### Task prompt
Find every line of the listing below where "fmaf" appears, and copy it.

━━━

# asmirnou/watsor

Measured on NVIDIA H100. Metric: aggregate detection FPS on synthetic 640x480 streams, higher is better.
Workload: dtype f32

## Files before the change

### watsor_b200/csrc/kernels_fused.cu

```cuda
#include <algorithm>
#include <cstdlib>
#include <cstring>

#include "kernels_tc.cuh"
#include "tc_common.cuh"

namespace {

constexpr int F_TH = 8, F_TW = 16;

__device__ __forceinline__ void tma_load_4d(uint32_t dst, const CUtensorMap* map, uint32_t bar, int c0, int c1, int c2,
                                            int c3) {
  asm volatile(
      "cp.async.bulk.tensor.4d.shared::cluster.global.mbarrier::complete_tx::bytes [%0], [%1, {%3, %4, %5, %6}], [%2];" ::
          "r"(dst),
      "l"(map), "r"(bar), "r"(c0), "r"(c1), "r"(c2), "r"(c3)
      : "memory");
}

struct FusedArgs {
  const float* dw_w;
  const float* dw_scale;
  const float* dw_offset;
  const float* scale;
  const float* offset;
  float* out;
  int dw_act, act;
  int C, S, pad_t, pad_l;
  int OH, OW, n_img;
  int N, n_pad, block_n, k_blocks;
  int tiles_x, tiles_y;
  int stages, halo_stages;
  int th_in, tw_in;
};

constexpr int F_CONSUMER_WARPS = 8;
constexpr int F_PRODUCER_WARPS = 8;
constexpr int F_FIRST_PRODUCER_THREAD = 32 * F_CONSUMER_WARPS;
constexpr int F_TMA_WARP = F_CONSUMER_WARPS + F_PRODUCER_WARPS;
constexpr int F_THREADS = F_FIRST_PRODUCER_THREAD + 32 * F_PRODUCER_WARPS + 32;

__device__ __forceinline__ void f_wg_bar_sync(int wg) { asm volatile("bar.sync %0, 128;" ::"r"(2 + wg) : "memory"); }

template <int S, int BN>
__global__ void __launch_bounds__(F_THREADS, 1)
    k_dwpw_tc_x3(const __grid_constant__ CUtensorMap map_in, const __grid_constant__ CUtensorMap map_b,
                 const __grid_constant__ CUtensorMap map_b_lo, FusedArgs g) {
  extern __shared__ __align__(1024) uint8_t smem_raw[];
  uint8_t* smem = reinterpret_cast<uint8_t*>((reinterpret_cast<uintptr_t>(smem_raw) + 1023) & ~(uintptr_t)1023);
  const int halo_bytes = ((g.th_in * g.tw_in * ROW_BYTES + 1023) / 1024) * 1024;
  constexpr int B_TILE_BYTES = BN * ROW_BYTES;
  constexpr int AB_BYTES = 2 * A_TILE_BYTES + 2 * B_TILE_BYTES;
  uint8_t* halo0 = smem;
  uint8_t* ab0 = halo0 + (size_t)g.halo_stages * halo_bytes;
  uint64_t* halo_full = reinterpret_cast<uint64_t*>(ab0 + (size_t)g.stages * AB_BYTES);
  uint64_t* halo_empty = halo_full + g.halo_stages;
  uint64_t* b_full = halo_empty + g.halo_stages;
  uint64_t* a_ready = b_full + g.stages;
  uint64_t* empty = a_ready + g.stages;
  float* s_dw = reinterpret_cast<float*>((reinterpret_cast<uintptr_t>(empty + g.stages) + 15) & ~(uintptr_t)15);

  const int warp = threadIdx.x >> 5, lane = threadIdx.x & 31;
  const int tiles_per_img = g.tiles_x * g.tiles_y;
  const int num_tiles = tiles_per_img * g.n_img;

  if (threadIdx.x == 0) {
    for (int h = 0; h < g.halo_stages; ++h) {
      mbar_init(smem_u32(&halo_full[h]), 1);
      mbar_init(smem_u32(&halo_empty[h]), F_PRODUCER_WARPS);
    }
    for (int s = 0; s < g.stages; ++s) {
      mbar_init(smem_u32(&b_full[s]), 1);
      mbar_init(smem_u32(&a_ready[s]), F_PRODUCER_WARPS);
      mbar_init(smem_u32(&empty[s]), 2);
    }
    fence_barrier_init();
  }
  for (int i = threadIdx.x; i < 9 * g.C; i += blockDim.x) s_dw[i] = g.dw_w[i];
  for (int i = threadIdx.x; i < g.C; i += blockDim.x) {
    s_dw[9 * g.C + i] = g.dw_scale[i];
    s_dw[10 * g.C + i] = g.dw_offset[i];
  }
  float* s_pw = s_dw + 11 * g.C;
  for (int i = threadIdx.x; i < BN; i += blockDim.x) {
    s_pw[i] = i < g.n_pad ? g.scale[i] : 1.f;
    s_pw[BN + i] = i < g.n_pad ? g.offset[i] : 0.f;
  }
  __syncthreads();

  if (warp == F_TMA_WARP) {
    if (elect_one()) {
      int it = 0;
      for (int t = blockIdx.x; t < num_tiles; t += gridDim.x) {
        const int img = t / tiles_per_img, r = t - img * tiles_per_img;
        const int oy0 = (r / g.tiles_x) * F_TH, ox0 = (r % g.tiles_x) * F_TW;
        for (int kb = 0; kb < g.k_blocks; ++kb, ++it) {
          const int h = it % g.halo_stages, s = it % g.stages;
          mbar_wait(smem_u32(&halo_empty[h]), ((it / g.halo_stages) & 1) ^ 1);
          const uint32_t hb = smem_u32(&halo_full[h]);
          mbar_expect_tx(hb, (uint32_t)(g.th_in * g.tw_in * ROW_BYTES));
          tma_load_4d(smem_u32(halo0 + (size_t)h * halo_bytes), &map_in, hb, kb * 32, ox0 * S - g.pad_l,
                      oy0 * S - g.pad_t, img);
          mbar_wait(smem_u32(&empty[s]), ((it / g.stages) & 1) ^ 1);
          const uint32_t bb = smem_u32(&b_full[s]);
          uint8_t* sb = ab0 + (size_t)s * AB_BYTES + 2 * A_TILE_BYTES;
          mbar_expect_tx(bb, 2 * B_TILE_BYTES);
          tma_load_2d(smem_u32(sb), &map_b, bb, kb * 32, 0);
          tma_load_2d(smem_u32(sb + B_TILE_BYTES), &map_b_lo, bb, kb * 32, 0);
        }
      }
    }
  } else if (warp < F_CONSUMER_WARPS) {
    const int wg = warp >> 2;
    const int row = wg * 64 + (warp & 3) * 16 + (lane >> 2);
    const int col = 2 * (lane & 3);
    int it = 0;
    for (int t = blockIdx.x; t < num_tiles; t += gridDim.x) {
      const int img = t / tiles_per_img, r = t - img * tiles_per_img;
      const int oy0 = (r / g.tiles_x) * F_TH, ox0 = (r % g.tiles_x) * F_TW;
      float acc[BN / 2], part[BN / 2];
#pragma unroll
      for (int i = 0; i < BN / 2; ++i) acc[i] = 0.f;
      for (int kb = 0; kb < g.k_blocks; ++kb, ++it) {
        const int s = it % g.stages;
        const uint32_t ph = (it / g.stages) & 1;
        mbar_wait(smem_u32(&a_ready[s]), ph);
        mbar_wait(smem_u32(&b_full[s]), ph);
        const uint32_t a_hi = smem_u32(ab0 + (size_t)s * AB_BYTES) + (uint32_t)(wg * 64 * ROW_BYTES);
        const uint32_t a_lo = a_hi + A_TILE_BYTES;
        const uint32_t b_hi = smem_u32(ab0 + (size_t)s * AB_BYTES) + 2 * A_TILE_BYTES, b_lo = b_hi + B_TILE_BYTES;
        wg_x3_kblock_sum<BN>(acc, part, a_hi, a_lo, b_hi, b_lo);
        f_wg_bar_sync(wg);
        if ((threadIdx.x & 127) == 0) mbar_arrive(smem_u32(&empty[s]));
      }
#pragma unroll
      for (int h = 0; h < 2; ++h) {
        const int rr = row + 8 * h;
        const int oy = oy0 + rr / F_TW, ox = ox0 + rr % F_TW;
        if (oy >= g.OH || ox >= g.OW) continue;
        float* op = g.out + (((size_t)img * g.OH + oy) * g.OW + ox) * g.N;
#pragma unroll
        for (int j = 0; j < BN / 8; ++j) {
          const int c = 8 * j + col;
          if (c >= g.N) break;
          float y0 = affine_rn(acc[4 * j + 2 * h], s_pw[c], s_pw[BN + c]);
          float y1 = affine_rn(acc[4 * j + 2 * h + 1], s_pw[c + 1], s_pw[BN + c + 1]);
          if (g.act == WB_ACT_RELU6) {
            y0 = relu6f(y0);
            y1 = relu6f(y1);
          }
          *reinterpret_cast<float2*>(op + c) = make_float2(y0, y1);
        }
      }
    }
  } else {
    const int pt = threadIdx.x - F_FIRST_PRODUCER_THREAD;
    const int q = pt & 7, slot = pt >> 3;
    int it = 0;
    for (int t = blockIdx.x; t < num_tiles; t += gridDim.x) {
      for (int kb = 0; kb < g.k_blocks; ++kb, ++it) {
        const int h = it % g.halo_stages, s = it % g.stages;
        const int cch = kb * 32 + q * 4;
        float4 wr[9];
#pragma unroll
        for (int k = 0; k < 9; ++k) wr[k] = lds128(smem_u32(s_dw + k * g.C + cch));
        const float4 sc = lds128(smem_u32(s_dw + 9 * g.C + cch));
        const float4 of = lds128(smem_u32(s_dw + 10 * g.C + cch));
        mbar_wait(smem_u32(&halo_full[h]), (it / g.halo_stages) & 1);
        mbar_wait(smem_u32(&empty[s]), ((it / g.stages) & 1) ^ 1);
        const uint32_t hal = smem_u32(halo0 + (size_t)h * halo_bytes);
        const uint32_t a_hi = smem_u32(ab0 + (size_t)s * AB_BYTES);
        const uint32_t a_lo = a_hi + A_TILE_BYTES;
        static_assert(S == 1 && F_PRODUCER_WARPS == 8 && F_TW == 16 && F_TH == 8, "producer mapping");
        constexpr int TW_IN = F_TW + 2;
        const int ty = slot >> 2, x0 = (slot & 3) * 4;
        const uint32_t win = hal + (uint32_t)((ty * TW_IN + x0) * 128 + q * 16);
        float4 acc[4];
#pragma unroll
        for (int o = 0; o < 4; ++o) acc[o] = make_float4(0.f, 0.f, 0.f, 0.f);
#pragma unroll
        for (int ky = 0; ky < 3; ++ky)
#pragma unroll
          for (int c = 0; c < 6; ++c) {
            const float4 x = lds128(win + (uint32_t)((ky * TW_IN + c) * 128));
#pragma unroll
            for (int kx = 0; kx < 3; ++kx) {
              const int o = c - kx;
              if (o >= 0 && o < 4) {
                const float4 ww = wr[ky * 3 + kx];
                acc[o].x = fmaf(x.x, ww.x, acc[o].x);
                acc[o].y = fmaf(x.y, ww.y, acc[o].y);
                acc[o].z = fmaf(x.z, ww.z, acc[o].z);
                acc[o].w = fmaf(x.w, ww.w, acc[o].w);
              }
            }
          }
#pragma unroll
        for (int o = 0; o < 4; ++o) {
          const int r = ty * F_TW + x0 + o;
          float v[4] = {affine_rn(acc[o].x, sc.x, of.x), affine_rn(acc[o].y, sc.y, of.y),
                        affine_rn(acc[o].z, sc.z, of.z), affine_rn(acc[o].w, sc.w, of.w)};
          uint4 hi, lo;
          uint32_t* hp = &hi.x;
          uint32_t* lp = &lo.x;
#pragma unroll
          for (int e = 0; e < 4; ++e) {
            const float a = g.dw_act == WB_ACT_RELU6 ? relu6f(v[e]) : v[e];
            const uint32_t hb = __float_as_uint(a) & 0xFFFFE000u;
            hp[e] = hb;
            lp[e] = __float_as_uint(__fsub_rn(a, __uint_as_float(hb))) & 0xFFFFE000u;
          }
          const uint32_t off = (uint32_t)r * 128u + (uint32_t)((q ^ (r & 7)) << 4);
          sts128(a_hi + off, hi);
          sts128(a_lo + off, lo);
        }
        fence_proxy_async();
        __syncwarp();
        if (lane == 0) {
          mbar_arrive(smem_u32(&a_ready[s]));
          mbar_arrive(smem_u32(&halo_empty[h]));
        }
      }
    }
  }
}
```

━━━

### Result of this task
                acc[o].x = fmaf(x.x, ww.x, acc[o].x);
                acc[o].y = fmaf(x.y, ww.y, acc[o].y);
                acc[o].z = fmaf(x.z, ww.z, acc[o].z);
                acc[o].w = fmaf(x.w, ww.w, acc[o].w);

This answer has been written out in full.